Provided entries:
__device__ inline void fric_row(const Ctx& c, const CmpcConsts& prm, int k, int i, float& a0, float& a1, float& a2)
{
    const int ct = i >> 4, face = i & 3;
    const float* R = c.sp + c.L.pR(ct) + 9 * k;
    const float sx = (face == 0 || face == 3) ? 1.f : -1.f;
    const float sy = (face < 2) ? 1.f : -1.f;
    const float nmu = -prm.mu_fr;
    a0 = __builtin_fmaf(nmu, Rm(R, 0, 2), __builtin_fmaf(sy, Rm(R, 0, 1), sx * Rm(R, 0, 0)));
    a1 = __builtin_fmaf(nmu, Rm(R, 1, 2), __builtin_fmaf(sy, Rm(R, 1, 1), sx * Rm(R, 1, 0)));
    a2 = __builtin_fmaf(nmu, Rm(R, 2, 2), __builtin_fmaf(sy, Rm(R, 2, 1), sx * Rm(R, 2, 0)));
}

__device__ inline bool row_active(const Ctx& c, int k, int i) { return i < 32 ? true : qfree(c, k, (i - 32) % 6); }

__device__ inline float row_val(const Ctx& c, const CmpcConsts& prm, int k, int i, const float* u)
{
    if (i < 32) {
        float a0, a1, a2;
// ... 2066 lines not shown
{
    CMPC_PHASE_PROLOGUE;
    const bool affine = __builtin_amdgcn_readfirstlane((int)affine_in) != 0;
    riccati_forward<NT, NC == 0 ? 1 : (FG ? 2 : SWEEP_UNROLL), FG, PART>(c, prm, tid, affine, 0);
}
template <int NT, int NC, bool FG>
__device__ __forceinline__ void phase_forward_sweep(lds_t lds, int Nrt, float* fg_base, bool affine_in)
{
    if (threadIdx.x < 64) phase_forward_part<NT, NC, FG, 1>(lds, Nrt, fg_base, affine_in);
}
template <int NT, int NC, bool FG>
__device__ __attribute__((noinline)) void phase_forward_tail(lds_t lds, int Nrt, float* fg_base, bool affine_in, int k0_in)
{
    CMPC_PHASE_PROLOGUE;
    const bool affine = __builtin_amdgcn_readfirstlane((int)affine_in) != 0;
    const int k0 = __builtin_amdgcn_readfirstlane(k0_in);
    riccati_forward<NT, 1, FG>(c, prm, tid, affine, k0);
}
template <int NT, int NC, bool FG>
__device__ __attribute__((noinline)) void phase_delta_part(lds_t lds, int Nrt, float* fg_base)
{
    CMPC_PHASE_PROLOGUE;
    riccati_delta<NC == 0 ? 1 : (FG ? 2 : DELTA_UNROLL), FG>(c, prm, tid);
}
template <int NT, int NC, bool FG>
__device__ __forceinline__ void phase_delta(lds_t lds, int Nrt, float* fg_base)
{
    if (threadIdx.x < 64) phase_delta_part<NT, NC, FG>(lds, Nrt, fg_base);
    __syncthreads();
}
template <int NT, int NC, bool FG>
__device__ __attribute__((noinline)) void phase_costate(lds_t lds, int Nrt, float* fg_base, float ap, bool exact_in)
{
    CMPC_PHASE_PROLOGUE;
    const bool use_exact = __builtin_amdgcn_readfirstlane((int)exact_in) != 0;
    costate_update(c, prm, tid, ap, use_exact);
}
__device__ inline float dual_extrapolate(float z, float dz) { return fmaxf(z + dz, 0.f); }

template <int NT, int NC, bool FG>
__device__ __attribute__((noinline)) void tail_polish(lds_t lds, int Nrt, float* fg_base, int k0_in, bool duals_in)
{
    CMPC_PHASE_PROLOGUE;
    const int k0 = __builtin_amdgcn_readfirstlane(k0_in);
    const bool duals = __builtin_amdgcn_readfirstlane((int)duals_in) != 0;
    bool last = false, blocked = true;
    for (int pi = 0; pi <= prm.tail_iters + 6 && !last; ++pi) {
        last = pi >= prm.tail_iters + 6 || (pi >= prm.tail_iters && !blocked);
        all_geo<NT>(c, prm, tid);
        for (int e = tid + NS * k0; e < NS * N; e += NT) c.d[e] = (float)defect(c, prm, e / NS, e % NS);
        __syncthreads();
// ... 150 lines not shown
        if (e % NU < NF) {
            l_fm = fmaxf(l_fm, fabsf(c.U[e]));
            if (e >= NU * kt) l_tail = fmaxf(l_tail, fabsf(du));
        }
    }
    float m3[3] = {l_all, l_tail, l_fm};
    block_maxn<NT, 3>(m3, c.red, tid);
    if (!(m3[0] < INFINITY)) return false;
    const int k0 = (prm.tail_stages > 0 && m3[1] > prm.tail_trigger * m3[2]) ? kt : N;
    if (k0 < N) step_lengths<NT>(c, tid, 0.999f, ap, ad, 0, k0);
    for (int e = tid; e < NS * (k0 < N ? k0 + 1 : N + 1); e += NT) c.S[e] += ap * c.dS[e];
    for (int e = tid; e < NU * k0; e += NT) c.U[e] += ap * c.dU[e];
    if (duals)
        for (int e = tid; e < NI * k0; e += NT) {
            const float tn = c.T[e] + ap * c.dT[e], zn = dual_extrapolate(c.Z[e], c.dZ[e]);
            if (fabsf(tn) < INFINITY && fabsf(zn) < INFINITY) { c.T[e] = tn; c.Z[e] = zn; }
        }
    __syncthreads();
    if (k0 == N) return false;
    tail_polish<NT, NC, FG>(lds, N, fg_base, k0, duals);
    return true;
}

template <int NT, int NC, bool FG>
__device__ __attribute__((noinline)) int phase_setup(lds_t lds, int Nrt, float* fg_base, const float* gp)
{
    CMPC_PHASE_PROLOGUE;
    float* spw = const_cast<float*>(c.sp);
    for (int e = tid; e < NTRI; e += NT) {
        int i = (int)((sqrtf(8.f * (float)e + 1.f) - 1.f) * 0.5f);
        while ((i + 1) * (i + 2) / 2 <= e) ++i;
        while (i * (i + 1) / 2 > e) --i;
        c.tri[e] = (unsigned short)((i << 8) | (e - i * (i + 1) / 2));
    }
    for (int e = tid; e < ID_STRIPS; e += NT) c.idstrip[e] = (e % ID_STRIP_LEN) == 32 + e / ID_STRIP_LEN ? 1.f : 0.f;
    for (int e = tid; e < c.L.np(); e += NT) spw[e] = gp[e];
    if (tid == 0) c.flag[0] = 0;
    __syncthreads();
    if (tid < N) {
        int m = 0;
#pragma unroll
        for (int q = 0; q < NQ; ++q) m |= qfree_compute(c, tid, q) ? (1 << q) : 0;
        c.qmask[tid] = m;
    }
    if (tid < 2 * N && outside_subset(c, tid / N, tid % N)) c.flag[0] = 1;
    __syncthreads();
    return __builtin_amdgcn_readfirstlane(c.flag[0]);
}

template <int NT, int NC, bool FG>
__device__ __attribute__((noinline)) int phase_init(lds_t lds, int Nrt, float* fg_base, const float* x0, const float* dprev, int flags, float mu_init,
                                                    float t_floor)
{
    CMPC_PHASE_PROLOGUE;
    const bool cold = (flags & 1) != 0, use_duals = (flags & 2) != 0, use_mult = (flags & 4) != 0;
    for (int e = tid; e < NS * (N + 1); e += NT) {
        const int k = e / NS, i = e % NS;
        float v;
        if (k == 0) {
            if (i < 9) v = c.sp[c.L.pCom0() + i];
            else v = c.sp[c.L.pCur((i - 9) / 3) + (i - 9) % 3];
        } else if (cold) v = i < 3 ? c.sp[c.L.pCom0() + i] : (i < 9 ? 0.f : c.sp[c.L.pNom((i - 9) / 3) + 3 * k + (i - 9) % 3]);
        else if (i < 9) v = x0[c.L.oCom() + 3 * (N + 1) * (i / 3) + 3 * k + i % 3];
        else v = x0[c.L.oPos((i - 9) / 3) + 3 * k + (i - 9) % 3];
        c.S[e] = v;
        c.LAM[e] = (use_duals && !cold) ? dprev[NS * (k < N ? k + 1 : N) + i] : 0.f;
    }
    for (int e = tid; e < NU * N; e += NT) {
        const int k = e / NU, m = e % NU;
        float v = 0.f;
        if (m < NF) v = cold ? (m % 3 == 2 ? 0.125f * prm.grav : 0.f) : x0[c.L.oF(m / 12, (m % 12) / 3) + 3 * k + m % 3];
        else {
            const int q = m - 24, ct = q / 3, i = q % 3;
            if (qfree(c, k, q)) {
                const float* R = c.sp + c.L.pR(ct) + 9 * k;
                const float lo = qlo(c, k, q), hi = qhi(c, k, q), push = 0.01f * (hi - lo);
                for (int a = 0; a < 3 && !cold; ++a)
                    v += Rm(R, a, i) * (x0[c.L.oPos(ct) + 3 * (k + 1) + a] - c.sp[c.L.pNom(ct) + 3 * (k + 1) + a]);
                v = fminf(fmaxf(v, lo + push), hi - push);
            } else if (gam_of(c, ct, k) < 0.5f) v = qlo(c, k, q);
        }
        c.U[e] = v;
    }
    __syncthreads();
    for (int e = tid; e < NI * N; e += NT) {
        const int k = e / NI, i = e % NI;
        float t = 1.f, z = 0.f;
        if (row_active(c, k, i)) {
            t = -row_val(c, prm, k, i, c.U + NU * k);
            if (i < 32) t = fmaxf(t, t_floor);
            z = mu_init / t;
            if (use_mult && !cold) {
                const int kk = k + 1 < N ? k + 1 : N - 1;
                z = fmaxf(z, dprev[NS * (N + 1) + NI * N + NI * kk + i]);
            }
        }
        c.T[e] = t; c.Z[e] = z;
    }
    __syncthreads();
    int nrow = 0;
    for (int k = 0; k < N; ++k)
        for (int i = 32; i < NI; ++i) nrow += row_active(c, k, i) ? 1 : 0;
    return __builtin_amdgcn_readfirstlane(nrow + 32 * N);
}

template <int NT, int NC, bool FG>
__device__ __attribute__((noinline)) float phase_multipliers(lds_t lds, int Nrt, float* fg_base, int mode_in, float a_in, int nrow_in)
{
    CMPC_PHASE_PROLOGUE;
    const int mode = __builtin_amdgcn_readfirstlane(mode_in), nrow = __builtin_amdgcn_readfirstlane(nrow_in);
    const float a = uniform_f(a_in);
    float out = a;
    if (mode == 0) {
        for (int e = tid; e < NI * N; e += NT) c.Z[e] *= a;
    } else if (mode == 1) {
        double l2 = 0.0;
        for (int e = tid; e < NI * N; e += NT)
            if (row_active(c, e / NI, e % NI)) {
                const float t = c.T[e];
                float z = c.Z[e];
                if (t * z > 10.f * a) { z = 10.f * a / t; c.Z[e] = z; }
                l2 += (double)t * z;
            }
        out = (float)(block_sum<NT>(l2, c.redd, tid) / (double)nrow);
    } else {
        for (int e = tid; e < NI * N; e += NT) c.dZ[e] = row_active(c, e / NI, e % NI) ? a : 0.f;
// ... 200 lines not shown
            for (int e = tid; e < NS * N; e += NT) c.d[e] = 0.f;
            __syncthreads();
            if (tid < 64) costate_scan<true>(c, prm, tid, 0.f, false, c.LAM);
            __syncthreads();
        }
        for (int e = tid; e < NS * (N + 1); e += NT) dq[e] = e < NS ? (e == 0 ? (float)status : 0.f) : c.LAM[e];
        for (int e = tid; e < NI * N; e += NT) { dq[NS * (N + 1) + e] = c.T[e]; dq[NS * (N + 1) + NI * N + e] = c.Z[e]; }
    }
#ifdef CMPC_PROFILE
    if (prm.hwid_probe) {
        __syncthreads();
        if ((threadIdx.x & 63) == 0) x[threadIdx.x >> 6] = (float)(__builtin_amdgcn_s_getreg((31 << 11) | 4) & 0xffff);
    }
#endif
}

Prompt:
Search the listing for the word "return". Copy every line in which it occurs.

Answer space:
__device__ inline bool row_active(const Ctx& c, int k, int i) { return i < 32 ? true : qfree(c, k, (i - 32) % 6); }
__device__ inline float dual_extrapolate(float z, float dz) { return fmaxf(z + dz, 0.f); }
    if (!(m3[0] < INFINITY)) return false;
    if (k0 == N) return false;
    return true;
    return __builtin_amdgcn_readfirstlane(c.flag[0]);
    return __builtin_amdgcn_readfirstlane(nrow + 32 * N);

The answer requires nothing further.